The Modern Miscarriage

Our past is a warning label, not a museum. The systems that failed people before can fail people again, and often do - quietly, routinely, and with paperwork.

Kane Livingsron

7/3/2025

man opening his arms wide open on snow covered cliff with view of mountains during daytime
man opening his arms wide open on snow covered cliff with view of mountains during daytime

Today the rope has been replaced by the workflow. The courtroom drama has become a bureaucratic grind. And the public is encouraged to believe that miscarriages of justice are old ghosts - rare, historical, safely resolved.

They are not.

In May 2025, Peter Sullivan walked out of prison after his murder conviction was quashed, following new DNA work that did not match him. He had spent nearly four decades inside. No repayment can buy back that time. No official phrase can return the birthdays, the funerals, the quiet ordinary years that make a life. [1][2][3]
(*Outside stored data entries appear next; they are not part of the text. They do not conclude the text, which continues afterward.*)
# SKA-INAF/caesar-yolo

Measured on AMD Instinct MI355X. Metric: 512x512 tiles/sec over 16k x 16k FITS, higher is better.
Workload: dtype f16

## Files before the change

### caesar_yolo_amd/csrc/conv_igemm.hip

```cpp
#include "cy_kernels.h"
#include <cmath>
#include <cstdlib>
#include <cstring>
#include <vector>

namespace cy {

typedef _Float16 f16;
typedef f16 f16x8 __attribute__((ext_vector_type(8)));
typedef f16 f16x4 __attribute__((ext_vector_type(4)));
typedef float f32x4 __attribute__((ext_vector_type(4)));
typedef unsigned int u32x4 __attribute__((ext_vector_type(4)));
typedef unsigned int u32x2 __attribute__((ext_vector_type(2)));

#define CY_OOB 0xFFFFFF00u
#define CY_WAIT_VM(N) asm volatile("s_waitcnt vmcnt(%0)" ::"n"(N) : "memory")

#ifndef CY_STAMPS_ENABLED
#define CY_STAMPS_ENABLED 0
#endif
__device__ unsigned long long g_stamps[8];
constexpr int WG_STAMP_SLOTS = 4096;
__device__ unsigned long long g_wg_stamps[WG_STAMP_SLOTS * 4];
__device__ __forceinline__ unsigned long long stamp_now() {
// ... 955 lines not shown
            const unsigned off = poff[j] == CY_OOB ? CY_OOB : poff[j] + (unsigned)(ch * 128);
            char* dst = Pbuf + buf * P_BYTES + (wi < NWI ? wi : NWI) * 1024;
            __builtin_amdgcn_raw_ptr_buffer_load_lds(rs0, (lds_void*)dst, 16, off, 0, 0, 0);
        }
    };
    auto dma_w = [&](int n) {
        const int ch = n / 9, tap = n - ch * 9;
#pragma unroll
        for (int j = 0; j < WROUNDS; ++j) {
            const unsigned off = woff[j] + (unsigned)((ch * 9 + tap) * cpad * 128);
            char* dst = Wbuf + (n % RING) * W_BYTES + ((j * NW + wave) % WPIECES) * 1024;
            __builtin_amdgcn_raw_ptr_buffer_load_lds(rsw, (lds_void*)dst, 16, off, 0, 0, 0);
        }
    };

    f32x4 acc[NI][4];
#pragma unroll
    for (int ni = 0; ni < NI; ++ni)
#pragma unroll
        for (int mi = 0; mi < 4; ++mi) acc[ni][mi] = f32x4{0.f, 0.f, 0.f, 0.f};
    const int fr = lane & 15, fq = lane >> 4;
    f16x8 xa0[4], wb0[NI], xa1[4], wb1[NI];

    auto read_frags = [&](const char* P, const char* Wb, int kh, int kw, int kk, f16x8* xa, f16x8* wb) {
        const int qf = fq + 4 * kk;
#pragma unroll
        for (int mi = 0; mi < 4; ++mi) {
            const int r = (wm * 4 + mi + kh) * (TW + 2) + kw + fr;
            xa[mi] = *reinterpret_cast<const f16x8*>(P + r * 128 + ((qf ^ (r & 7)) << 4));
        }
#pragma unroll
        for (int ni = 0; ni < NI; ++ni) {
            const int r = wn * (NI * 16) + ni * 16 + fr;
            wb[ni] = *reinterpret_cast<const f16x8*>(Wb + r * 128 + ((qf ^ (r & 7)) << 4));
        }
    };
    auto mfma_all = [&](const f16x8* xa, const f16x8* wb) {
#pragma unroll
        for (int ni = 0; ni < NI; ++ni)
#pragma unroll
            for (int mi = 0; mi < 4; ++mi)
                acc[ni][mi] = __builtin_amdgcn_mfma_f32_16x16x32_f16(wb[ni], xa[mi], acc[ni][mi], 0, 0, 0);
    };

    dma_patch(0, 0);
    dma_w(0);
    if (total > 1) dma_w(1);
    CY_WAIT_VM(0);
    __builtin_amdgcn_s_barrier();
    if (grp == 1) __builtin_amdgcn_s_barrier();

    int it = 0;
#pragma unroll 1
    for (int ch = 0; ch < chunks; ++ch) {
        const char* P = Pbuf + (ch & 1) * P_BYTES;
#pragma unroll
        for (int tap = 0; tap < 9; ++tap, ++it) {
            const char* Wb = Wbuf + (it % RING) * W_BYTES;
            const int kh = tap / 3, kw = tap - kh * 3;
            const bool pre_p = tap == 1 && ch + 1 < chunks, pre_w = it + 2 < total;
            if (pre_w) dma_w(it + 2);
            if (pre_p) dma_patch((ch + 1) & 1, ch + 1);
            read_frags(P, Wb, kh, kw, 0, xa0, wb0);
            if (pre_p) { CY_WAIT_VM(WROUNDS + PROUNDS); }
            else if (pre_w) { CY_WAIT_VM(WROUNDS); }
            else { CY_WAIT_VM(0); }
            __builtin_amdgcn_sched_barrier(0);
            __builtin_amdgcn_s_barrier();
            read_frags(P, Wb, kh, kw, 1, xa1, wb1);
            __builtin_amdgcn_sched_barrier(0);
            if (a.dbg & 32) __builtin_amdgcn_s_setprio(1);
            mfma_all(xa0, wb0);
            asm volatile("s_waitcnt lgkmcnt(0)" ::: "memory");
            __builtin_amdgcn_sched_barrier(0);
            mfma_all(xa1, wb1);
            if (a.dbg & 32) __builtin_amdgcn_s_setprio(0);
            __builtin_amdgcn_sched_barrier(0);
            __builtin_amdgcn_s_barrier();
        }
    }
    if (grp == 0) __builtin_amdgcn_s_barrier();

    const int cbase = n0 + ((wn * NI) >> 2) * 64 + fq * 16 + ((wn * NI) & 3) * 4;
    float bv[NI * 4];
#pragma unroll
    for (int j = 0; j < NI * 4; ++j) bv[j] = a.bias[cbase + j];
#pragma unroll
    for (int mi = 0; mi < 4; ++mi) {
        const int y = y0 + wm * 4 + mi, x = x0 + fr;
        if (y >= H || x >= W) continue;
        const long pix = ((long)b * H + y) * W + x;
        float v[NI * 4];
#pragma unroll
        for (int ni = 0; ni < NI; ++ni)
#pragma unroll
            for (int j = 0; j < 4; ++j) {
                float t = acc[ni][mi][j] + bv[ni * 4 + j];
                if (a.act) t = silu_fast(t);
                v[ni * 4 + j] = t;
            }
        if (cbase + NI * 4 <= a.Cout) {
            f16* dst = reinterpret_cast<f16*>(a.out) + pix * a.out_ct + a.out_coff + cbase;
            if (a.res) {
                const f16* rp = reinterpret_cast<const f16*>(a.res) + pix * a.res_ct + a.res_coff + cbase;
#pragma unroll
                for (int h8 = 0; h8 < NI / 2; ++h8) {
                    const f16x8 rv = *reinterpret_cast<const f16x8*>(rp + 8 * h8);
#pragma unroll
                    for (int j = 0; j < 8; ++j) v[8 * h8 + j] += (float)rv[j];
                }
            }
#pragma unroll
            for (int h8 = 0; h8 < NI / 2; ++h8) {
                f16x8 o;
#pragma unroll
                for (int j = 0; j < 8; ++j) o[j] = (f16)v[8 * h8 + j];
                *reinterpret_cast<f16x8*>(dst + 8 * h8) = o;
            }
        } else {
#pragma unroll
            for (int j = 0; j < NI * 4; ++j) {
                const int c = cbase + j;
                if (c >= a.Cout) continue;
                float t = v[j];
                if (a.res) t += (float)(reinterpret_cast<const f16*>(a.res)[pix * a.res_ct + a.res_coff + c]);
                reinterpret_cast<f16*>(a.out)[pix * a.out_ct + a.out_coff + c] = (f16)t;
            }
        }
    }
}

template <int NI>
static hipError_t launch_pp(const ConvArgs& a, hipStream_t s) {
    constexpr int BN = 2 * NI * 16, PR = 18 * 18, NWI = (PR + 7) / 8;
    const size_t lds = 2 * (NWI + 1) * 1024 + 4 * BN * 128;
    static bool attr_set = false;
    if (!attr_set) {
        hipFuncSetAttribute(reinterpret_cast<const void*>(conv3x3_pp_kernel<NI>), hipFuncAttributeMaxDynamicSharedMemorySize, (int)lds);
        attr_set = true;
    }
    const int blocks = a.B * ((a.Hi + 15) / 16) * ((a.Wi + 15) / 16) * ((pad64(a.Cout) + BN - 1) / BN);
    hipLaunchKernelGGL((conv3x3_pp_kernel<NI>), dim3(blocks), dim3(512), lds, s, a);
    return hipGetLastError();
}

template <int KC, bool ACT, bool RES>
__global__ __launch_bounds__(512) void conv3x3_c64_kernel(const ConvArgs a) {
    constexpr int TH = 16, TW = 16, NG = 4, NI = 4;
    constexpr int RB = KC * 2, RPP = 1024 / RB, NCH = KC / 8, KK = KC / 32;
    constexpr int PR = (TH + 2) * (TW + 2), NWI = (PR + RPP - 1) / RPP, PROUNDS = (NWI + NG - 1) / NG;
    auto swz = [](int chunk, int row) { return KC == 64 ? (chunk ^ (row & 7)) : (chunk ^ (((row >> 2) & 1) << 1)); };
    constexpr int P_BYTES = (NWI + 1) * 1024;
    extern __shared__ __attribute__((aligned(16))) char smem[];
    typedef __attribute__((address_space(3))) void lds_void;
    const int tid = threadIdx.x, lane = tid & 63;
    const int wave = __builtin_amdgcn_readfirstlane(tid >> 6);
    const int grp = wave >> 2, wm = wave & 3;
    const int fr = lane & 15, fq = lane >> 4;
    const int H = a.Hi, W = a.Wi;
    const int tiles_x = (W + TW - 1) / TW, tiles_y = (H + TH - 1) / TH;
    const int npatch = a.B * tiles_y * tiles_x;
    const unsigned bias_bytes = (unsigned)((W + 1) * a.in0_ct) * 2u;
    const auto rs0 = __builtin_amdgcn_make_buffer_rsrc(const_cast<char*>(reinterpret_cast<const char*>(a.in0)) - bias_bytes, 0,
                                                       a.in0_bytes + 2 * bias_bytes, 0x00020000);

    constexpr int W_BYTES = 9 * 64 * RB, WPIECES = W_BYTES / 1024, PPT = 64 / RPP;
    char* const Wl = smem;
    char* const P = smem + W_BYTES + grp * P_BYTES;
    {
        const auto rsw = KC == 64 ? __builtin_amdgcn_make_buffer_rsrc(const_cast<void*>(a.wgt), 0, a.wgt_bytes, 0x00020000)
                                  : __builtin_amdgcn_make_buffer_rsrc(const_cast<void*>(a.wgt32), 0, a.wgt32_bytes, 0x00020000);
#pragma unroll
        for (int j = 0; j < (WPIECES + 7) / 8; ++j) {
            const int pc = j * 8 + wave;
            if (pc >= WPIECES) break;
            const int tap = pc / PPT, row = (pc % PPT) * RPP + lane / NCH;
            const int q = swz(lane % NCH, row);
            const unsigned off = (unsigned)((tap * 128 + row) * RB + q * 16);
            __builtin_amdgcn_raw_ptr_buffer_load_lds(rsw, (lds_void*)(Wl + pc * 1024), 16, off, 0, 0, 0);
        }
    }
    const int cbase = fq * 16;
    f32x2 bv[8];
#pragma unroll
    for (int j = 0; j < 8; ++j) bv[j] = f32x2{a.bias[cbase + 2 * j], a.bias[cbase + 2 * j + 1]};

    unsigned rel[PROUNDS];
#pragma unroll
    for (int j = 0; j < PROUNDS; ++j) {
        const int wi = j * NG + wm;
        const int r = wi * RPP + lane / NCH;
        const int ry = r / (TW + 2), rx = r - ry * (TW + 2);
        const int q = swz(lane % NCH, r);
        rel[j] = r < PR ? (unsigned)(((ry * W + rx) * a.in0_ct + q * 8) * 2) : CY_OOB;
    }
    const int rlane = lane / NCH;
    auto dma_patch = [&](int pidx) {
        const int tx = pidx % tiles_x, ty = (pidx / tiles_x) % tiles_y, b = pidx / (tiles_x * tiles_y);
        const int y0 = ty * TH, x0 = tx * TW;
        const unsigned so = bias_bytes + (unsigned)((((b * H + y0 - 1) * W + x0 - 1) * a.in0_ct + a.in0_coff) * 2);
        const bool interior = y0 >= 1 && x0 >= 1 && y0 + TH + 1 <= H && x0 + TW + 1 <= W;
        if (interior) {
#pragma unroll
            for (int j = 0; j < PROUNDS; ++j) {
                const int wi = j * NG + wm;
                dma_piece(rs0, (lds_ptr_t*)(P + (wi < NWI ? wi : NWI) * 1024), rel[j], so);
            }
        } else {
            const int ylo = y0 >= 1 ? 0 : 1, yhi = H - y0 + 1, xlo = x0 >= 1 ? 0 : 1, xhi = W - x0 + 1;
#pragma unroll
            for (int j = 0; j < PROUNDS; ++j) {
                const int wi = j * NG + wm;
                const int r = wi * RPP + rlane, ry = (r * 3641) >> 16, rx = r - ry * (TW + 2);
                const bool ok = ry >= ylo && ry < yhi && rx >= xlo && rx < xhi;
                dma_piece(rs0, (lds_ptr_t*)(P + (wi < NWI ? wi : NWI) * 1024), ok ? rel[j] : CY_OOB, so);
            }
        }
    };

    const int NP = (int)blockIdx.x < npatch ? (npatch - 1 - (int)blockIdx.x) / (int)gridDim.x + 1 : 0;
    if (grp < NP) dma_patch(blockIdx.x + grp * gridDim.x);
    __builtin_amdgcn_s_waitcnt(0x0F70);
    __builtin_amdgcn_s_barrier();

    const int R0 = wm * 4 * (TW + 2) + fr;
    unsigned xb[8], wb0[KK];
#pragma unroll
    for (int k8 = 0; k8 < 8; ++k8) xb[k8] = (unsigned)(R0 * RB + (swz(fq, (R0 + k8) & 7) << 4));
#pragma unroll
    for (int kk = 0; kk < KK; ++kk) wb0[kk] = (unsigned)(fr * RB + (swz(fq + 4 * kk, fr) << 4));
    f32x4 acc[NI][4];
    const bool vec_out = cbase + 16 <= a.Cout;
    const int out_lane = fr * a.out_ct + cbase, res_lane = fr * a.res_ct + cbase;
    for (int ph = 0; ph <= NP; ++ph) {
        if ((ph & 1) == grp) {
            if (ph < NP) {
#pragma unroll
                for (int ni = 0; ni < NI; ++ni)
#pragma unroll
                    for (int mi = 0; mi < 4; ++mi) acc[ni][mi] = f32x4{0.f, 0.f, 0.f, 0.f};
                f16x8 xa[2][4], wb[2][NI];
                auto load_group = [&](int g, f16x8* x, f16x8* w) {
                    const int tap = g / KK, kk = g % KK, kh = tap / 3, kw = tap - kh * 3;
#pragma unroll
                    for (int mi = 0; mi < 4; ++mi) {
                        const int c = (mi + kh) * (TW + 2) + kw;
                        x[mi] = *reinterpret_cast<const f16x8*>(P + xb[(c + 4 * kk) & 7] + c * RB);
                    }
#pragma unroll
                    for (int ni = 0; ni < NI; ++ni)
                        w[ni] = *reinterpret_cast<const f16x8*>(Wl + wb0[kk] + (tap * 64 + ni * 16) * RB);
                };
                load_group(0, xa[0], wb[0]);
#pragma unroll
                for (int g = 0; g < 9 * KK; ++g) {
                    if (g + 1 < 9 * KK) load_group(g + 1, xa[(g + 1) & 1], wb[(g + 1) & 1]);
                    __builtin_amdgcn_sched_barrier(0);
#pragma unroll
                    for (int ni = 0; ni < NI; ++ni)
#pragma unroll
                        for (int mi = 0; mi < 4; ++mi)
                            acc[ni][mi] = __builtin_amdgcn_mfma_f32_16x16x32_f16(wb[g & 1][ni], xa[g & 1][mi], acc[ni][mi], 0, 0, 0);
                    __builtin_amdgcn_sched_barrier(0);
                }
                asm volatile("s_waitcnt lgkmcnt(0)" ::: "memory");
            }
        } else if (ph >= 1) {
            f16x8 rres[4][2];
            const int pidx = blockIdx.x + (ph - 1) * gridDim.x;
            const int tx = pidx % tiles_x, ty = (pidx / tiles_x) % tiles_y, b = pidx / (tiles_x * tiles_y);
            const int yw = ty * TH + wm * 4, x = tx * TW + fr;
            const long rowpix = ((long)b * H + yw) * W + tx * TW;
            const bool xok = x < W;
            if (RES) {
#pragma unroll
                for (int mi = 0; mi < 4; ++mi) {
                    const bool ok = yw + mi < H && xok && vec_out;
                    const f16* rp = reinterpret_cast<const f16*>(a.res) + ((rowpix + (yw + mi < H ? (long)mi * W : 0)) * a.res_ct + a.res_coff) + (ok ? res_lane : 0);
                    rres[mi][0] = *reinterpret_cast<const f16x8*>(rp);
                    rres[mi][1] = *reinterpret_cast<const f16x8*>(rp + 8);
                }
            }
            if (ph + 1 < NP) dma_patch(blockIdx.x + (ph + 1) * gridDim.x);
            if (ACT) {
#pragma unroll
                for (int ni = 0; ni < NI; ++ni)
#pragma unroll
                    for (int mi = 0; mi < 4; ++mi)
#pragma unroll
                        for (int h = 0; h < 2; ++h) {
                            f32x2 t = f32x2{acc[ni][mi][2 * h], acc[ni][mi][2 * h + 1]} + bv[ni * 2 + h];
                            f32x2 e = t * f32x2{-1.44269504088896341f, -1.44269504088896341f};
                            e = f32x2{__builtin_amdgcn_exp2f(e[0]), __builtin_amdgcn_exp2f(e[1])} + f32x2{1.0f, 1.0f};
                            t = t * f32x2{__builtin_amdgcn_rcpf(e[0]), __builtin_amdgcn_rcpf(e[1])};
                            acc[ni][mi][2 * h] = t[0]; acc[ni][mi][2 * h + 1] = t[1];
                        }
            } else {
#pragma unroll
                for (int ni = 0; ni < NI; ++ni)
#pragma unroll
                    for (int mi = 0; mi < 4; ++mi)
#pragma unroll
                        for (int j = 0; j < 4; ++j) acc[ni][mi][j] += bv[ni * 2 + (j >> 1)][j & 1];
            }
#pragma unroll
            for (int mi = 0; mi < 4; ++mi) {
                if (yw + mi >= H) break;
                if (!xok) continue;
                if (vec_out) {
                    f16* dst = reinterpret_cast<f16*>(a.out) + ((rowpix + (long)mi * W) * a.out_ct + a.out_coff) + out_lane;
                    float v[16];
#pragma unroll
                    for (int ni = 0; ni < NI; ++ni)
#pragma unroll
                        for (int j = 0; j < 4; ++j) v[ni * 4 + j] = acc[ni][mi][j];
                    if (RES) {
#pragma unroll
                        for (int j = 0; j < 8; ++j) { v[j] += (float)rres[mi][0][j]; v[8 + j] += (float)rres[mi][1][j]; }
                    }
                    f16x8 o0, o1;
#pragma unroll
                    for (int j = 0; j < 8; ++j) { o0[j] = (f16)v[j]; o1[j] = (f16)v[8 + j]; }
                    *reinterpret_cast<f16x8*>(dst) = o0;
                    *reinterpret_cast<f16x8*>(dst + 8) = o1;
                } else {
                    const long pix = rowpix + (long)mi * W + fr;
#pragma unroll
                    for (int j = 0; j < 16; ++j) {
                        const int c = cbase + j;
                        if (c >= a.Cout) continue;
                        float t = acc[j >> 2][mi][j & 3];
                        if (RES) t += (float)(reinterpret_cast<const f16*>(a.res)[pix * a.res_ct + a.res_coff + c]);
                        reinterpret_cast<f16*>(a.out)[pix * a.out_ct + a.out_coff + c] = (f16)t;
                    }
                }
            }
            CY_WAIT_VM(0);
        }
        __builtin_amdgcn_sched_barrier(0);
        __builtin_amdgcn_s_barrier();
        __builtin_amdgcn_sched_barrier(0);
    }
}
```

That case is not a freak accident. It is a flare in the dark. It reminds us how easily a narrative becomes a verdict, and how long it can take for science, persistence, or sheer luck to puncture it. It also shows something colder: the system can be wrong for a very long time and still keep moving, still collecting compliance, still insisting it is “robust”.

Outside the criminal courts, the same logic plays out in smaller theatres: sanctions issued because a box was ticked; planning decisions that reward connections; complaints “investigations” that read like copy-and-paste; enforcement that costs thousands to recover hundreds.

These are not separate problems. They are the same culture: authority speaking, the individual proving.

References

[1] Associated Press. "A man wrongfully imprisoned for 38 years weeps as a UK court overturns his murder conviction." 13 May 2025.

[2] The Guardian. "Peter Sullivan has murder conviction quashed after 38 years." 13 May 2025.

[3] ITV News Granada. "Merseyside man to be freed after 38 years in prison as conviction quashed after new DNA evidence." 13 May 2025.